Lines holding the word "fail" must be located in the listing below and copied.

START Records provided

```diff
@@ -696,10 +776,34 @@
         }
       fence_proxy_async();
       named_bar(1, NCONS);
-      consume<N, MW, RA, NW, false, A2_REGS, F16>(acc, wg, smem_u32(mid), a_full, a_empty, ra, smem_u32(w_st), w_full, w_empty, rw, NCH, k, 1,
-                                                  L.err, w_a, w_w);
+      t_mid += clock64() - t_mid0;
+      const float* x = P.x + (size_t)b * L.T_rows * N;
+      float2 pre_r[RES ? MW : 1][2][N / 8], pre_b2[N / 8];
+      if constexpr (RES) {
+#pragma unroll
+        for (int jn = 0; jn < N / 8; ++jn) pre_b2[jn] = __ldg(reinterpret_cast<const float2*>(P.b2 + jn * 8 + 2 * (lane & 3)));
+#pragma unroll
+        for (int mt = 0; mt < MW; ++mt)
+#pragma unroll
+          for (int h = 0; h < 2; ++h) {
+            const int lr = lr_w + mt * 64 + 8 * h;
+            const int tau = tau0 + lr;
+            const bool ok = lr < R_OUT && tau < valid;
+#pragma unroll
+            for (int jn = 0; jn < N / 8; ++jn)
+              pre_r[mt][h][jn] = ok ? __ldg(reinterpret_cast<const float2*>(x + (size_t)tau * N + jn * 8 + 2 * (lane & 3)))
+                                    : make_float2(0.f, 0.f);
+          }
+      }
+      consume<N, MW, RA, NW, false, A2_REGS, F16, RES>(acc, wg, smem_u32(mid), a_full, a_empty, ra, w2_u32, w_full, w_empty, rw, NCH, k, 1,
+                                                       L.err, w_a, w_w);
       named_bar(1, NCONS);
-      const float* x = P.x + (size_t)b * L.T_rows * N;
+      PairTile nx;
+      if constexpr (RES) {
+        nx = next_live();
+        if (nx.pi >= 0 && nx.pi != td.pi && lane == 0) mbar_arrive(w_empty);
+      }
+      const long long t_epi0 = clock64();
       float* out = P.out + (size_t)b * L.T_rows * N;
 #pragma unroll
       for (int mt = 0; mt < MW; ++mt)
@@ -711,18 +815,21 @@
 #pragma unroll
           for (int jn = 0; jn < N / 8; ++jn) {
             const int col = jn * 8 + 2 * (lane & 3);
-            const float2 bi = __ldg(reinterpret_cast<const float2*>(P.b2 + col));
-            const float2 r = __ldg(reinterpret_cast<const float2*>(x + (size_t)tau * N + col));
+            const float2 bi = RES ? pre_b2[jn] : __ldg(reinterpret_cast<const float2*>(P.b2 + col));
+            const float2 r = RES ? pre_r[RES ? mt : 0][h][jn] : __ldg(reinterpret_cast<const float2*>(x + (size_t)tau * N + col));
             float2 o;
             o.x = acc[mt][jn * 4 + 2 * h] + bi.x + r.x;
             o.y = acc[mt][jn * 4 + 2 * h + 1] + bi.y + r.y;
             *reinterpret_cast<float2*>(out + (size_t)tau * N + col) = o;
           }
         }
-    TILE_LOOP_END
+      t_epi += clock64() - t_epi0;
+      if constexpr (!RES) nx = next_live();
+      td = nx;
+    }
     if (L.dbg && tid == 0) {
       long long* d = L.dbg + (size_t)blockIdx.x * 16;
-      d[0] = clock64() - t_begin; d[2] = w_a; d[3] = w_w;
+      d[0] = clock64() - t_begin; d[1] = t_epi; d[2] = w_a; d[3] = w_w; d[9] = t_mid;
     }
   }
 #undef TILE_LOOP_BEGIN
@@ -797,21 +904,27 @@
   return L.out_sub ? launch_cfg<N, 0, MW, false, true>(ctx, L, st) : launch_cfg<N, 0, MW, false>(ctx, L, st);
 }
 
-template <int N, int MW, bool A2_REGS, bool F16 = false>
+constexpr int PAIR_BAND_PER_CTA = 3;
+
+template <int N, int MW, bool A2_REGS, bool F16 = false, bool RES = false>
 int launch_pair(vtts_ctx* ctx, TcPairLaunch& L, cudaStream_t st) {
   using Cfg = TcCfg<N, MW, 1>;
   static bool attr_done_dev[64] = {};
   if (!attr_done_dev[ctx->device & 63]) {
-    VTTS_CUDA(cudaFuncSetAttribute(tc_pair_kernel<N, MW, A2_REGS, F16>, cudaFuncAttributeMaxDynamicSharedMemorySize, Cfg::SMEM_BYTES));
+    VTTS_CUDA(cudaFuncSetAttribute(tc_pair_kernel<N, MW, A2_REGS, F16, RES>, cudaFuncAttributeMaxDynamicSharedMemorySize,
+                                   RES ? PairRes<N, F16>::SMEM_MAX : Cfg::SMEM_BYTES));
     attr_done_dev[ctx->device & 63] = true;
   }
   for (int i = 0; i < L.nprob; ++i)
     if (L.p[i].k - 1 > PAIR_OVERLAP || (L.p[i].k - 1) * L.p[i].dil > HALO) return ctx->fail(VTTS_ERR_BAD_ARG, "tc_pair: halo too large");
   std::stable_sort(L.p, L.p + L.nprob, [](const TcPairProb& a, const TcPairProb& b) { return a.k > b.k; });
+  if (RES && L.p[0].k > PAIR_RES_KMAX) return ctx->fail(VTTS_ERR_BAD_ARG, "tc_pair: resident weights need k <= %d", PAIR_RES_KMAX);
   L.tiles_per_row = (L.T_rows + Cfg::R_OUT - 1) / Cfg::R_OUT;
   L.ntiles = L.nprob * L.tiles_per_row * L.B;
   const int grid = L.ntiles < ctx->sm_count ? L.ntiles : ctx->sm_count;
-  tc_pair_kernel<N, MW, A2_REGS, F16><<<grid, NTHREADS, Cfg::SMEM_BYTES, st>>>(L);
+  L.band = RES ? PAIR_BAND_PER_CTA * grid : 0;
+  const int smem = RES ? PairRes<N, F16>::smem_bytes(L.p[0].k) : Cfg::SMEM_BYTES;
+  tc_pair_kernel<N, MW, A2_REGS, F16, RES><<<grid, NTHREADS, smem, st>>>(L);
   ctx->launches++;
   VTTS_CUDA(cudaGetLastError());
   return VTTS_OK;
@@ -918,11 +1031,16 @@
   L.err = ctx->d_err;
   L.dbg = ctx->tc_dbg_on ? ctx->d_tc_dbg : nullptr;
   if (L.N != 32 && L.N != 64) return ctx->fail(VTTS_ERR_BAD_ARG, "tc_pair: C %d unsupported (32 or 64)", L.N);
+  int kmax = 0;
+  for (int i = 0; i < L.nprob; ++i) kmax = std::max(kmax, L.p[i].k);
+  const bool res = L.N == 32 && kmax <= PAIR_RES_KMAX;
   if (L.f16) {
     if (ctx->pair_ts != 2) return ctx->fail(VTTS_ERR_BAD_ARG, "tc_pair: fp16 operands exist for the default pair form (256-row tiles) only, not form %d", ctx->pair_ts);
-    return L.N == 64 ? launch_pair<64, 2, false, true>(ctx, L, st) : launch_pair<32, 2, false, true>(ctx, L, st);
+    if (L.N == 64) return launch_pair<64, 2, false, true>(ctx, L, st);
+    return res ? launch_pair<32, 2, false, true, true>(ctx, L, st) : launch_pair<32, 2, false, true>(ctx, L, st);
   }
   if (ctx->pair_ts == 1) return L.N == 64 ? launch_pair<64, 2, true>(ctx, L, st) : launch_pair<32, 2, true>(ctx, L, st);
   if (ctx->pair_ts == 0) return L.N == 64 ? launch_pair<64, 1, false>(ctx, L, st) : launch_pair<32, 1, false>(ctx, L, st);
-  return L.N == 64 ? launch_pair<64, 2, false>(ctx, L, st) : launch_pair<32, 2, false>(ctx, L, st);
-}
+  if (L.N == 64) return launch_pair<64, 2, false>(ctx, L, st);
+  return res ? launch_pair<32, 2, false, false, true>(ctx, L, st) : launch_pair<32, 2, false>(ctx, L, st);
+}
diff --git a/viettts_b200/csrc/vtts_internal.cuh b/viettts_b200/csrc/vtts_internal.cuh
--- a/viettts_b200/csrc/vtts_internal.cuh
+++ b/viettts_b200/csrc/vtts_internal.cuh
@@ -126,6 +126,7 @@
   float slope;
   int f16;
   int tiles_per_row, ntiles;
+  int band;
   int* sched;
   int* err;
   long long* dbg;
```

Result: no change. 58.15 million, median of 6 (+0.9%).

END Records provided

__Task output__:
     if (L.p[i].k - 1 > PAIR_OVERLAP || (L.p[i].k - 1) * L.p[i].dil > HALO) return ctx->fail(VTTS_ERR_BAD_ARG, "tc_pair: halo too large");
+  if (RES && L.p[0].k > PAIR_RES_KMAX) return ctx->fail(VTTS_ERR_BAD_ARG, "tc_pair: resident weights need k <= %d", PAIR_RES_KMAX);
   if (L.N != 32 && L.N != 64) return ctx->fail(VTTS_ERR_BAD_ARG, "tc_pair: C %d unsupported (32 or 64)", L.N);
     if (ctx->pair_ts != 2) return ctx->fail(VTTS_ERR_BAD_ARG, "tc_pair: fp16 operands exist for the default pair form (256-row tiles) only, not form %d", ctx->pair_ts);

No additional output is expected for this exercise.